It’s “Tell A Story” Day

Have I got a story for you. Don’t I always? And you love them. Don’t you? You know you do. Admit it. You can’t wait to immerse yourself in the gooey, sticky mess that surrounds me. I’m catchy. Addictive. I’m crack. Fly paper. A train wreck. A can of Pringles. Once you pop, you can’t stop. Not even if you wanted to.

I’m an underdog, so it’s highly likely you’re rooting for me. Well, most of you are. There are probably some who would like to see me maimed on the sidelines. Bleeding profusely. Might even take pleasure in finding me decapitated. But you’re reading, too. Because despite your disdain for me you’re addicted to my every move. It can’t be helped. I hope you can find the courage to be thankful you’re not me. But that’s another story. And one that I’m willing to share some other time when the wounds are not so raw.

Yep, I’m waaaaay off today. I’m tired. I’m sad. I’m angry. I’m frustrated. I’m ready to run away but am stuck in my own ooey-gooey mess.

I’m lying here in the bed snuggled up next to Ben. I occasionally reach over to rub the fine hair that is trying – in vain – to grow. Any day now the chemo is going to say, “Enough of that growing! Away with you!” And his whispery fine locks will come out in my hands. Scatter themselves across his flannel pillowcase. Get stuck in the saliva that seems to be congruent with mouth sores. Damn Cancer. I am so flipping sick of you. Taking my Bean’s childhood. Taking our friend Taylor yesterday evening. But I have to put up with you. You’re here, you’re destructive, and I have to figure out a way to deal with you.

But that mound of laundry is sitting in the corner of the bedroom. And it’s staring at me. Giving me the evil eye. I start to drift off to sleep only to be shaken awake with a nightmarish sensation that they’re coming to get me. The stains have formed an impenetrable bond and are able to stand on stiff legs. They’re raising from their mass grave that I’ve tried to bury them in and they’re surrounding the bed.
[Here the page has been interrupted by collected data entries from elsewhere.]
## Reuse counting-pass ranks and flatten scatter in MSM partition kernel

Applied to the files above, without the earlier changes.

The partition kernel now records each element's rank from the first LDS atomic counting pass, packing two 16-bit ranks per register. This removes the second counter reset and the second round of LDS atomics. The staged word holds the full bucket-minus-one and the tile-local index. The final write-out becomes one flat loop over all staged slots that decodes the bin with bitfield extracts and adds a per-bin global delta, replacing the per-wave-per-bin loop that left lanes idle on small bins. The cost is more live registers, per-slot decode work and a new bit-budget constraint checked by a static_assert.

Result: no change. 1.067 billion before, 1.067 billion after (median of 2 runs) (-0.0%).

```diff
diff --git a/tiny-ram-halo2_amd/csrc/msm.hip b/tiny-ram-halo2_amd/csrc/msm.hip
--- a/tiny-ram-halo2_amd/csrc/msm.hip
+++ b/tiny-ram-halo2_amd/csrc/msm.hip
@@ -146,6 +146,8 @@
 }
 
 constexpr int PART_THREADS = 1024;
+constexpr int PART_TILE_LOG = 14;
+static_assert(PART_TILE == 1 << PART_TILE_LOG && hostplan::MAX_C - 1 + PART_TILE_LOG + 1 <= 32 && hostplan::MAX_C_FIXED <= hostplan::MAX_C, "staged word of msm_partition_kernel");
 __global__ void __launch_bounds__(PART_THREADS) msm_partition_kernel(const u32* __restrict__ digits, u32* __restrict__ bin_cursor,
                                                                      u32* __restrict__ parted, size_t n, int k2, u32 nbins, int idx_bits,
                                                                      const unsigned char* __restrict__ tile_flags ) {
@@ -156,7 +158,7 @@
     u32* stage = lds;
     u32* cnt = lds + PART_TILE;
     u32* lbase = cnt + nbins;
-    u32* gbase = lbase + nbins;
+    u32* gdelta = lbase + nbins;
     __shared__ u32 scan[PART_THREADS];
     const int j = blockIdx.y;
     const size_t t0 = (size_t)blockIdx.x * PART_TILE;
@@ -171,10 +173,15 @@
         const size_t i = t0 + threadIdx.x + (size_t)q * PART_THREADS;
         mine[q] = i < t1 ? dg[i] : 0u;
     }
+    u32 rank2[PER / 2];
 #pragma unroll
     for (int q = 0; q < PER; ++q) {
         const u32 b = mine[q] & ~SIGN_BIT;
-        if (b) atomicAdd(&cnt[(b - 1u) >> k2], 1u);
+        if (!(q & 1)) rank2[q / 2] = 0u;
+        if (b) {
+            const u32 r = atomicAdd(&cnt[(b - 1u) >> k2], 1u);
+            rank2[q / 2] = (q & 1) ? (r << 16) | rank2[q / 2] : r;
+        }
     }
     __syncthreads();
     {
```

Clamoring for a piece of my soul. “I DON’T CARE ABOUT YOU, LAUNDRY! YOU’LL NEVER TAKE ME ALIVE!” And that’s when they destroy me, ripping me to shreds, leaving me with nothing clean to wear at my funeral.

Cancer and laundry are very similar in the way that they simply take over if given enough room to spread. I’ve been on a mission lately to save my son from cancer taking over his sweet little body, now I’m going to raise awareness for the silent killer that stalks us all: Laundry.
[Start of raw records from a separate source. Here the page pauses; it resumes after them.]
@@ -632,6 +641,25 @@
 #pragma unroll
             for (int j = 0; j < 4; ++j) o[j] = fmaxf(acc2[pt][j] * js2[j] + jb[j] + accS[pt][j] * jss[j], 0.f);
             *reinterpret_cast<uint2*>(jrow + (1 + 2 * (16 * pt + r) + pw) * CB + gq * 8) = make_uint2(pack2_bf16(o[0], o[1]), pack2_bf16(o[2], o[3]));
+            if constexpr (STORE) {
+              k2[pw][pt] = make_uint2(pack2_bf16(acc2[pt][0], acc2[pt][1]), pack2_bf16(acc2[pt][2], acc2[pt][3]));
+              ks[pw][pt] = make_uint2(pack2_bf16(accS[pt][0], accS[pt][1]), pack2_bf16(accS[pt][2], accS[pt][3]));
+            }
+          }
+        }
+        if constexpr (STORE) {
+          if (own) {
+            char* const o2 = reinterpret_cast<char*>(a.y2) + (((long)n * H + 2 * iq + ph) * W) * CB + (gq & 1) * CB + (gq >> 1) * 16;
+            char* const oS = reinterpret_cast<char*>(a.ys) + (o2 - reinterpret_cast<char*>(a.y2));
+#pragma unroll
+            for (int pt = 0; pt < 2; ++pt) {
+              const auto x2 = __builtin_amdgcn_permlane16_swap(k2[0][pt].x, k2[1][pt].x, false, false);
+              const auto y2 = __builtin_amdgcn_permlane16_swap(k2[0][pt].y, k2[1][pt].y, false, false);
+              const auto xS = __builtin_amdgcn_permlane16_swap(ks[0][pt].x, ks[1][pt].x, false, false);
+              const auto yS = __builtin_amdgcn_permlane16_swap(ks[0][pt].y, ks[1][pt].y, false, false);
+              *reinterpret_cast<Vec16*>(o2 + 2 * (16 * pt + r) * CB) = Vec16{{x2[0], y2[0], x2[1], y2[1]}};
+              *reinterpret_cast<Vec16*>(oS + 2 * (16 * pt + r) * CB) = Vec16{{xS[0], yS[0], xS[1], yS[1]}};
+            }
           }
         }
       }
@@ -695,10 +723,12 @@
 }
 int launch_up5_tail_fwd(const void* y1, const float* p1s, const float* p1b, const void* w2_up, const void* xin, const float* pxs, const float* pxb,
                         const void* wu_up, const float* s2, const float* b2, const float* ss, const float* bs, const float* w, const float* bias,
-                        float* r_raw, float* stats, int N, hipStream_t s) {
+                        float* r_raw, float* stats, int N, hipStream_t s, void* y2, void* ys) {
+  if ((y2 != nullptr) != (ys != nullptr)) { set_error("up5_tail_fwd: y2 and ys go together"); return MMVAE_ERR_ARG; }
+  const bool store = y2 != nullptr;
   Up5TailFwdArgs a; memset(&a, 0, sizeof(a));
   a.y1 = y1; a.p1s = p1s; a.p1b = p1b; a.w2 = w2_up; a.xin = xin; a.pxs = pxs; a.pxb = pxb; a.wu = wu_up;
-  a.s2 = s2; a.b2 = b2; a.ss = ss; a.bs = bs; a.w = w; a.bias = bias; a.r_raw = r_raw; a.stats = stats;
+  a.s2 = s2; a.b2 = b2; a.ss = ss; a.bs = bs; a.w = w; a.bias = bias; a.r_raw = r_raw; a.stats = stats; a.y2 = y2; a.ys = ys;
   a.N = N; a.HS = 16; a.nunits = N * (32 / a.HS);
   int gx = 512;
   while (gx > 1 && (long)gx * 4 > a.nunits) gx -= gx > 8 ? 8 : 1;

People Against Dirty Clothes. Wash for the Cure. Pray for Tide (with or without an infusion of Febreze). The ribbon will be dirt colored marred with a variety of stains, but with a tiny area on the corner bathed in brilliant whiteness. The scratch and sniff version will have a slight tinge of bleach surrounded by the overpowering smell of congealed ketchup. At least, that’s what MY kids’ clothes smell like.
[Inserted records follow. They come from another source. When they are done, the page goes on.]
template <typename T, int CO>
__global__ void __launch_bounds__(768)
conv_cin1_wgrad_kernel(Mri3dConvGeom g, const T* __restrict__ x, const T* __restrict__ dy, float* __restrict__ part,
                       float* __restrict__ bias_part, int tilesD, int tilesH, int tilesW, int ntiles, int nshares) {
    constexpr int VPT = Cin1<CO>::VPT, TW = C1WQ * VPT, PW = TW + 4, NA = 9 * CO + CO;
    __shared__ __attribute__((aligned(16))) float xs[(C1D + 2) * (C1H + 2) * PW];
    __shared__ float red[12][NA];
    const int kd = __builtin_amdgcn_readfirstlane((int)threadIdx.x >> 8);
    const int tid = threadIdx.x & 255;
    const int per_xcd = gridDim.x / 8;
    const int share = (blockIdx.x % 8) * per_xcd + blockIdx.x / 8;
    const int wq = tid % C1WQ, hl = (tid / C1WQ) % C1H, dl = tid / (C1WQ * C1H);
    f32x2 acc[3][3][CO / 2];
    float bsum[CO];
#pragma unroll
    for (int a = 0; a < 3; ++a)
#pragma unroll
        for (int b = 0; b < 3; ++b)
#pragma unroll
            for (int c = 0; c < CO / 2; ++c) acc[a][b][c] = f32x2{0.f, 0.f};
#pragma unroll
    for (int c = 0; c < CO; ++c) bsum[c] = 0.f;
    for (int tile = share; tile < ntiles; tile += nshares) {
        int n, d0, h0, w0;
        decode_tile(tile, tilesD, tilesH, tilesW, TW, n, d0, h0, w0);
        __syncthreads();
        cin1_stage<T, TW, C1D + 2, 768>(xs, x + (int64_t)n * g.di * g.hi * g.wi * g.x_ld, g, d0 - 1, h0, w0, (int)threadIdx.x);
        const int od = d0 + dl, oh = h0 + hl;
        f32x2 gy[VPT][CO / 2];
#pragma unroll
        for (int v = 0; v < VPT; ++v) {
            const int ow = w0 + wq * VPT + v;
            const bool ok = od < g.dout && oh < g.ho && ow < g.wo;
            const T* dp = dy + ((((int64_t)n * g.dout + min(od, g.dout - 1)) * g.ho + min(oh, g.ho - 1)) * g.wo +
                                min(ow, g.wo - 1)) * g.y_ld;
#pragma unroll
            for (int c = 0; c < CO; c += 4) {
                const float4 q = ldf4(dp + c);
                gy[v][c / 2] = f32x2{ok ? q.x : 0.f, ok ? q.y : 0.f};
                gy[v][c / 2 + 1] = f32x2{ok ? q.z : 0.f, ok ? q.w : 0.f};
            }
        }
        __syncthreads();
#pragma unroll
        for (int kh = 0; kh < 3; ++kh) {
            const float* row = xs + ((dl + kd) * (C1H + 2) + hl + kh) * PW + wq * VPT;
            float r[VPT + 2];
#pragma unroll
            for (int i = 0; i < VPT + 2; ++i) r[i] = row[i];
#pragma unroll
            for (int kw = 0; kw < 3; ++kw)
#pragma unroll
                for (int v = 0; v < VPT; ++v)
#pragma unroll
                    for (int c = 0; c < CO / 2; ++c)
                        acc[kh][kw][c] = __builtin_elementwise_fma(f32x2{r[v + kw], r[v + kw]}, gy[v][c], acc[kh][kw][c]);
        }
        if (kd == 1) {
#pragma unroll
            for (int v = 0; v < VPT; ++v)
#pragma unroll
                for (int c = 0; c < CO / 2; ++c) { bsum[2 * c] += gy[v][c].x; bsum[2 * c + 1] += gy[v][c].y; }
        }
    }
    const int lane = tid & 63, wave = (int)threadIdx.x >> 6;
#pragma unroll
    for (int a = 0; a < 3; ++a)
#pragma unroll
        for (int b = 0; b < 3; ++b)
#pragma unroll
            for (int c = 0; c < CO; ++c) {
                const float vsum = wave_sum_dpp((c & 1) ? acc[a][b][c / 2].y : acc[a][b][c / 2].x);
                if (lane == 0) red[wave][(a * 3 + b) * CO + c] = vsum;
            }
#pragma unroll
    for (int c = 0; c < CO; ++c) {
        const float vsum = wave_sum_dpp(bsum[c]);
        if (lane == 0) red[wave][9 * CO + c] = vsum;
    }
    __syncthreads();
    const int w0_ = 4 * kd;
    if (tid < 9 * CO) {
        const float t4 = (red[w0_][tid] + red[w0_ + 1][tid]) + (red[w0_ + 2][tid] + red[w0_ + 3][tid]);
        part[((size_t)share * 27 + kd * 9 + tid / CO) * CO + tid % CO] = t4;
    } else if (tid < NA && kd == 1 && bias_part) {
        const int c = tid - 9 * CO;
        bias_part[(size_t)share * CO + c] = (red[w0_][tid] + red[w0_ + 1][tid]) + (red[w0_ + 2][tid] + red[w0_ + 3][tid]);
    }
}

template <typename T>
__global__ void __launch_bounds__(256)
conv_c1c1_stencil_kernel(Mri3dConvGeom g, const T* __restrict__ x, int x_ld, const float* __restrict__ w, const float* __restrict__ bias,
                         int flip, T* __restrict__ y, int y_ld, int tilesD, int tilesH, int tilesW, int ntiles) {
    constexpr int VPT = 4, TW = C1WQ * VPT, PW = TW + 4;
    __shared__ __attribute__((aligned(16))) float xs[(C1D + 2) * (C1H + 2) * PW];
    const int tid = threadIdx.x;
    const int wq = tid % C1WQ, hl = (tid / C1WQ) % C1H, dl = tid / (C1WQ * C1H);
    float wt[27];
#pragma unroll
    for (int t = 0; t < 27; ++t) wt[t] = w[flip ? 26 - t : t];
    const float b0 = bias ? bias[0] : 0.f;
    Mri3dConvGeom gs = g;
    gs.x_ld = x_ld;
    for (int tile = blockIdx.x; tile < ntiles; tile += gridDim.x) {
        int n, d0, h0, w0;
        decode_tile(tile, tilesD, tilesH, tilesW, TW, n, d0, h0, w0);
        __syncthreads();
        cin1_stage<T, TW, C1D + 2>(xs, x + (int64_t)n * g.di * g.hi * g.wi * x_ld, gs, d0 - 1, h0, w0, tid);
        __syncthreads();
        float acc[VPT];
#pragma unroll
        for (int v = 0; v < VPT; ++v) acc[v] = b0;
#pragma unroll
        for (int kd = 0; kd < 3; ++kd)
#pragma unroll
            for (int kh = 0; kh < 3; ++kh) {
                const float* row = xs + ((dl + kd) * (C1H + 2) + hl + kh) * PW + wq * VPT;
                float r[VPT + 2];
#pragma unroll
                for (int i = 0; i < VPT + 2; ++i) r[i] = row[i];
#pragma unroll
                for (int kw = 0; kw < 3; ++kw)
#pragma unroll
                    for (int v = 0; v < VPT; ++v) acc[v] = fmaf(r[v + kw], wt[(kd * 3 + kh) * 3 + kw], acc[v]);
            }
#pragma unroll
        for (int v = 0; v < VPT; ++v) asm volatile("" : "+v"(acc[v]));
        const int od = d0 + dl, oh = h0 + hl;
        if (od < g.di && oh < g.hi) {
            T* yo = y + ((((int64_t)n * g.di + od) * g.hi + oh) * g.wi + w0 + wq * VPT) * y_ld;
#pragma unroll
            for (int v = 0; v < VPT; ++v)
                if (w0 + wq * VPT + v < g.wi) stf(yo + (int64_t)v * y_ld, acc[v]);
        }
    }
}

See? I told you I had a story. Aren’t you glad I’m not your mom? Aren’t you glad I’m not tucking you in at night and telling you my terribly demented tales? Actually, I don’t do this to my kids. I’m too busy telling Madeline stories about a character I’ve named “Princess Nine”. She’s a bit of a brat but always learns her lesson before the story is over. And then Ben. I used to tell him stories about Buzz Lightyear telling him the need for a good night’s sleep so he could help save the Universe. But lately, I’ve been using story-telling time to reassure him how wonderful he is. How many lives he’s changed. What a strong boy he is. I hope he believes me because that story is simply NOT a fairy tale.

Okay! Okay! Stop staring at me. Which load wants to go first?